Она в медицинской маске, а волосы непривычно в косу заплетены. Но я сразу узнаю этот оценивающий взгляд. И смотрит Алиса на меня. Но меня скручивает очередным спазмом боли и весь мир перестаёт существовать. Только то, что происходит сейчас со мной, только моя ладонь, крепко сжатая огромной рукой моего личного серого волка.
– Отторжение, – говорит врач. – Плодное яйцо…
Я не слышу её слов. Я понимаю только то, что страшно терять ребёнка. Даже если он размером с горошинку. Даже если я сама хотела от него отказаться.
– Никаких шансов? – спрашивает Руслан неожиданно надтреснутым голосом.
Он поддержал бы меня, да. Но в его вопросе столько дикой, неоправданной надежды, что мне становится горько.
Я снова не справилась.
– Нет, – качают головой в ответ. – Мы сейчас дадим ей препараты, чтобы все прошло, как можно скорее. Срок очень маленький, вы быстро придёте в норму. Вы сможете ещё завести детей…
Становится ещё горше. Потому что Руслан не хочет нашего будущего, не даёт шанса. Потому что я золотая девочка.

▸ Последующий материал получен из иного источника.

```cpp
extern "C" int loftr_conv1x1_upsample_add(const uint32_t* x_sp, int B, int H, int W, int Cin, const float* weight,
                                          const long* weight_strides, int Cout, const uint32_t* low_sp, uint32_t* y_sp,
                                          void* ws, size_t ws_bytes, void* stream) {
  LOFTR_CHECK_ARG(x_sp && low_sp && y_sp && B >= 0 && H > 0 && W > 0);
  if (B == 0) return LOFTR_OK;
  const int rc = conv_prepare(weight, weight_strides, Cin, Cout, 1, 1, nullptr, nullptr, nullptr, nullptr, 0.f, ws, ws_bytes,
                              (hipStream_t)stream);
  if (rc != LOFTR_OK) return rc;
  return conv_run(x_sp, B, H, W, Cin, ws, ws_bytes, Cout, 1, 1, 1, 0, 0, nullptr, low_sp, y_sp, nullptr, stream);
}

extern "C" int loftr_stem_conv_bn_relu(const float* x, const long* x_strides, int B, int H, int W, const float* weight,
                                       const long* weight_strides, int C0, const float* bn_weight, const float* bn_bias,
                                       const float* bn_mean, const float* bn_var, float bn_eps, uint32_t* y_sp,
                                       void* stream) {
  LOFTR_CHECK_ARG(x && x_strides && weight && weight_strides && y_sp && B >= 0 && H > 0 && W > 0 && C0 > 0);
  LOFTR_CHECK_ARG((bn_weight == nullptr) == (bn_bias == nullptr) && (bn_weight == nullptr) == (bn_mean == nullptr) &&
                  (bn_weight == nullptr) == (bn_var == nullptr));
  if (C0 > 128) return LOFTR_ERR_UNSUPPORTED;
  if (B == 0) return LOFTR_OK;
  const int Ho = (H + 6 - 7) / 2 + 1, Wo = (W + 6 - 7) / 2 + 1;
  hipLaunchKernelGGL(stem_conv_kernel, dim3(ceil_div(Wo, STEM_TX), ceil_div(Ho, STEM_TY), B), dim3(256), 0,
                     (hipStream_t)stream, x, x_strides[0], x_strides[2], x_strides[3], H, W, weight, weight_strides[0],
                     weight_strides[2], weight_strides[3], bn_weight, bn_bias, bn_mean, bn_var, bn_eps, C0, Ho, Wo, y_sp);
  LOFTR_CHECK_LAUNCH();
  return LOFTR_OK;
}

extern "C" int loftr_upsample2x_add(const uint32_t* low_sp, const uint32_t* lateral_sp, uint32_t* out_sp, int B, int Hl,
                                    int Wl, int C, void* stream) {
  LOFTR_CHECK_ARG(low_sp && lateral_sp && out_sp && B >= 0 && Hl > 0 && Wl > 0 && C > 0);
  if (B == 0) return LOFTR_OK;
  const int Cp = ceil32(C);
  const long pixels = (long)B * 4 * Hl * Wl;
  if (pixels >= (1L << 31)) return LOFTR_ERR_UNSUPPORTED;
  const long nitems = pixels * (Cp / 8);
  if ((nitems + 255) / 256 >= (1L << 31)) return LOFTR_ERR_UNSUPPORTED;
  hipLaunchKernelGGL(upsample_add_kernel, dim3((unsigned)((nitems + 255) / 256)), dim3(256), 0, (hipStream_t)stream,
                     low_sp, lateral_sp, out_sp, Hl, Wl, Cp, nitems);
  LOFTR_CHECK_LAUNCH();
  return LOFTR_OK;
}

extern "C" int loftr_sp_from_f32(const float* src, uint32_t* dst_sp, long rows, int C, void* stream) {
  LOFTR_CHECK_ARG(src && dst_sp && rows >= 0 && C > 0);
  return launch_sp_convert1(src, C, dst_sp, rows, C, (hipStream_t)stream);
}

extern "C" int loftr_sp_from_f32_scaled(const float* src, uint32_t* dst_sp, long rows, int C, float* inv_scale_out, void* stream) {
  LOFTR_CHECK_ARG(src && dst_sp && inv_scale_out && rows >= 0 && C > 0);
  return launch_sp_convert1(src, C, dst_sp, rows, C, (hipStream_t)stream, inv_scale_out);
}

extern "C" int loftr_sp_to_f32(const uint32_t* src_sp, float* dst, long rows, int C, void* stream) {
  LOFTR_CHECK_ARG(src_sp && dst && rows >= 0 && C > 0);
  if (rows == 0) return LOFTR_OK;
  const int Cp = ceil32(C);
  hipLaunchKernelGGL(sp_to_f32_kernel, dim3((unsigned)rows), dim3(Cp > 256 ? 256 : Cp), 0, (hipStream_t)stream, src_sp,
                     dst, rows, C, Cp);
  LOFTR_CHECK_LAUNCH();
  return LOFTR_OK;
}
```

loftr_amd/csrc/misc.hip:

```cpp
#include "common.h"
#include <string.h>

namespace {
template <bool CL>
__global__ void pos_encode_flatten_kernel(loftr_fmap f, const float* __restrict__ pe,
                                          int pe_h, int pe_w, float* __restrict__ out, int C) {
  __shared__ float tile[32][33];
  const int H = f.H, W = f.W, HW = H * W;
  const int n = blockIdx.z, hw0 = blockIdx.x * 32, c0 = blockIdx.y * 32;
  const float* in = f.data + (long)n * f.sn;
  for (int k = threadIdx.y; k < 32; k += 8) {
    const int c = c0 + k, hw = hw0 + threadIdx.x;
    float v = 0.f;
    if (c < C && hw < HW) {
      const int y = hw / W, x = hw - y * W;
      v = pe[((long)c * pe_h + y) * pe_w + x];
      if (!CL) v += in[(long)c * f.sc + (long)y * f.sh + (long)x * f.sw];
    }
    tile[k][threadIdx.x] = v;
  }
  __syncthreads();
  for (int k = threadIdx.y; k < 32; k += 8) {
    const int hw = hw0 + k, c = c0 + threadIdx.x;
    if (hw < HW && c < C) {
      float v = tile[threadIdx.x][k];
      if (CL) { const int y = hw / W, x = hw - y * W; v += in[(long)y * f.sh + (long)x * f.sw + c]; }
      out[((long)n * HW + hw) * C + c] = v;
    }
  }
}
}

extern "C" int loftr_pos_encode_flatten(const loftr_fmap* feat, const float* pe, int pe_h, int pe_w, float* out,
                                        int N, int C, void* stream) {
  LOFTR_CHECK_ARG(feat && feat->data && pe && out && N >= 0 && C > 0 && feat->H > 0 && feat->W > 0 &&
                  feat->H <= pe_h && feat->W <= pe_w);
  if (N == 0) return LOFTR_OK;
  const dim3 grid(ceil_div(feat->H * feat->W, 32), ceil_div(C, 32), N), block(32, 8);
  if (feat->sc == 1)
    hipLaunchKernelGGL((pos_encode_flatten_kernel<true>), grid, block, 0, (hipStream_t)stream, *feat, pe, pe_h, pe_w, out, C);
  else
    hipLaunchKernelGGL((pos_encode_flatten_kernel<false>), grid, block, 0, (hipStream_t)stream, *feat, pe, pe_h, pe_w, out, C);
  LOFTR_CHECK_LAUNCH();
  return LOFTR_OK;
}

namespace {
struct DebugSwitch { const char* name; int def; int value; };
DebugSwitch g_debug[LOFTR_DBG_COUNT] = {{"encoder_schedule", 1, 1}, {"conv_persist_cap", 0, 0}, {"wgrad_chunk", 0, 0}, {"reduce_tall", 1, 1},
                                        {"pct_grid", 0, 0}, {"pct_skip", 0, 0}, {"pct_quota", 0, 0}, {"conv_duo", 1, 1}, {"conv_patch", 1, 1}, {"conv_rem", 1, 1},
                                        {"fine_waves", 0, 0}};
}
int loftr_debug_value(int key) { return (key >= 0 && key < LOFTR_DBG_COUNT) ? g_debug[key].value : 0; }
extern "C" int loftr_hip_debug_set(const char* key, int value) {
  LOFTR_CHECK_ARG(key != nullptr);
  for (auto& d : g_debug)
    if (strcmp(d.name, key) == 0) { d.value = value; return LOFTR_OK; }
  return LOFTR_ERR_BAD_ARG;
}
extern "C" int loftr_hip_debug_get(const char* key, int* value, int* default_value) {
  LOFTR_CHECK_ARG(key != nullptr && value != nullptr);
  for (auto& d : g_debug)
    if (strcmp(d.name, key) == 0) { *value = d.value; if (default_value) *default_value = d.def; return LOFTR_OK; }
  return LOFTR_ERR_BAD_ARG;
}

unsigned g_loftr_timing_mask = 0;
int g_loftr_range_check = 0;
extern "C" int loftr_hip_range_check_enable(int on) { g_loftr_range_check = on ? 1 : 0; return LOFTR_OK; }
namespace {
constexpr int T_POOL = 4096;
struct TimingSlot {
  hipEvent_t ev[T_POOL][2];
  int created, used;
  double total_ms; long long launches;
};
TimingSlot g_slots[LOFTR_T_COUNT];
const char* const T_NAMES[LOFTR_T_COUNT] = {"score_sweep_kernel<0>", "score_sweep_kernel<1>", "proj_kernel", "linear_kernel",
                                            "linear_ln_kernel", "proj_kv_kernel", "attn_apply_kernel",
                                            "attn_small_kernel", "gather_windows_kernel", "score_sweep_kernel<2>", "conv_kernel",
                                            "conv3x3_duo_kernel<Cfg<4,2,4,4,1>>", "conv3x3_duo_kernel<Cfg<7,2,4,8,2>>", "encoder_x_kernel", "fine_pair_kernel"};
void timing_drain(TimingSlot& s) {
  for (int i = 0; i < s.used; ++i) {
    float ms = 0.f;
    if (hipEventSynchronize(s.ev[i][1]) == hipSuccess && hipEventElapsedTime(&ms, s.ev[i][0], s.ev[i][1]) == hipSuccess) {
      s.total_ms += ms;
      s.launches += 1;
    }
  }
  s.used = 0;
}
}
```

Потому что так правильно.
Но он ещё не знает, что Ясмин есть не только у меня. Она есть – у нас.
Я теряю своего нечаянного ребёнка долго. Всего семь дней, но поверьте мне, это синоним вечности. Капля за каплей. Медленно и неостановимо. Безнадёжно.
Всё эти дни я смотрю в потолок. Он идеально белый, я была бы рада найти хоть одно пятнышко, трещинку, что угодно, чтобы зацепиться за неё взглядом, но не нахожу.
Из моей руки торчит капельница. А вторую мою руку тихонько поглаживает Руслан. Он рядом. Не ушёл. Небритый, оброс совсем. Врачи выгоняют, но он возвращается. Один раз приехал, а у него кончики волос ещё влажные – так ко мне спешил. Я коснулась их и сердце сжалось.
Потому что я позволила себе думать. А если…если бы он был тогда со мной? Может никакой токсикоз, чужая страна, никакие опухшие ноги не помешали бы мне быть счастливой? И не было бы безликих клиник в моей жизни, дутых диагнозов, никакой дряни бы не было. И я была бы сильной. И не теряла бы сейчас своего малыша.
– Я почитаю, – сообщил Руслан, вынимая потрепанный томик. – Миссис Феррарc умерла в ночь с 16 на 17 сентября, в четверг. За мной прислали в восемь утра, в пятницу, семнадцатого…
– Что это? – Слабо улыбнулась я.
Даже на локтях приподнялась, заинтересовавшись. Сегодня уже седьмой день пошёл, кровь из меня больше не текла, боль прекратилсь, но легче не стало.
– Так Агата Кристи, – сообщил он. – Делать мне было уже нечего: она скончалась за несколько часов до моего прихода…
А я подумала – если и существует для меня лекарство, то это оно и есть. Руслан Сафин.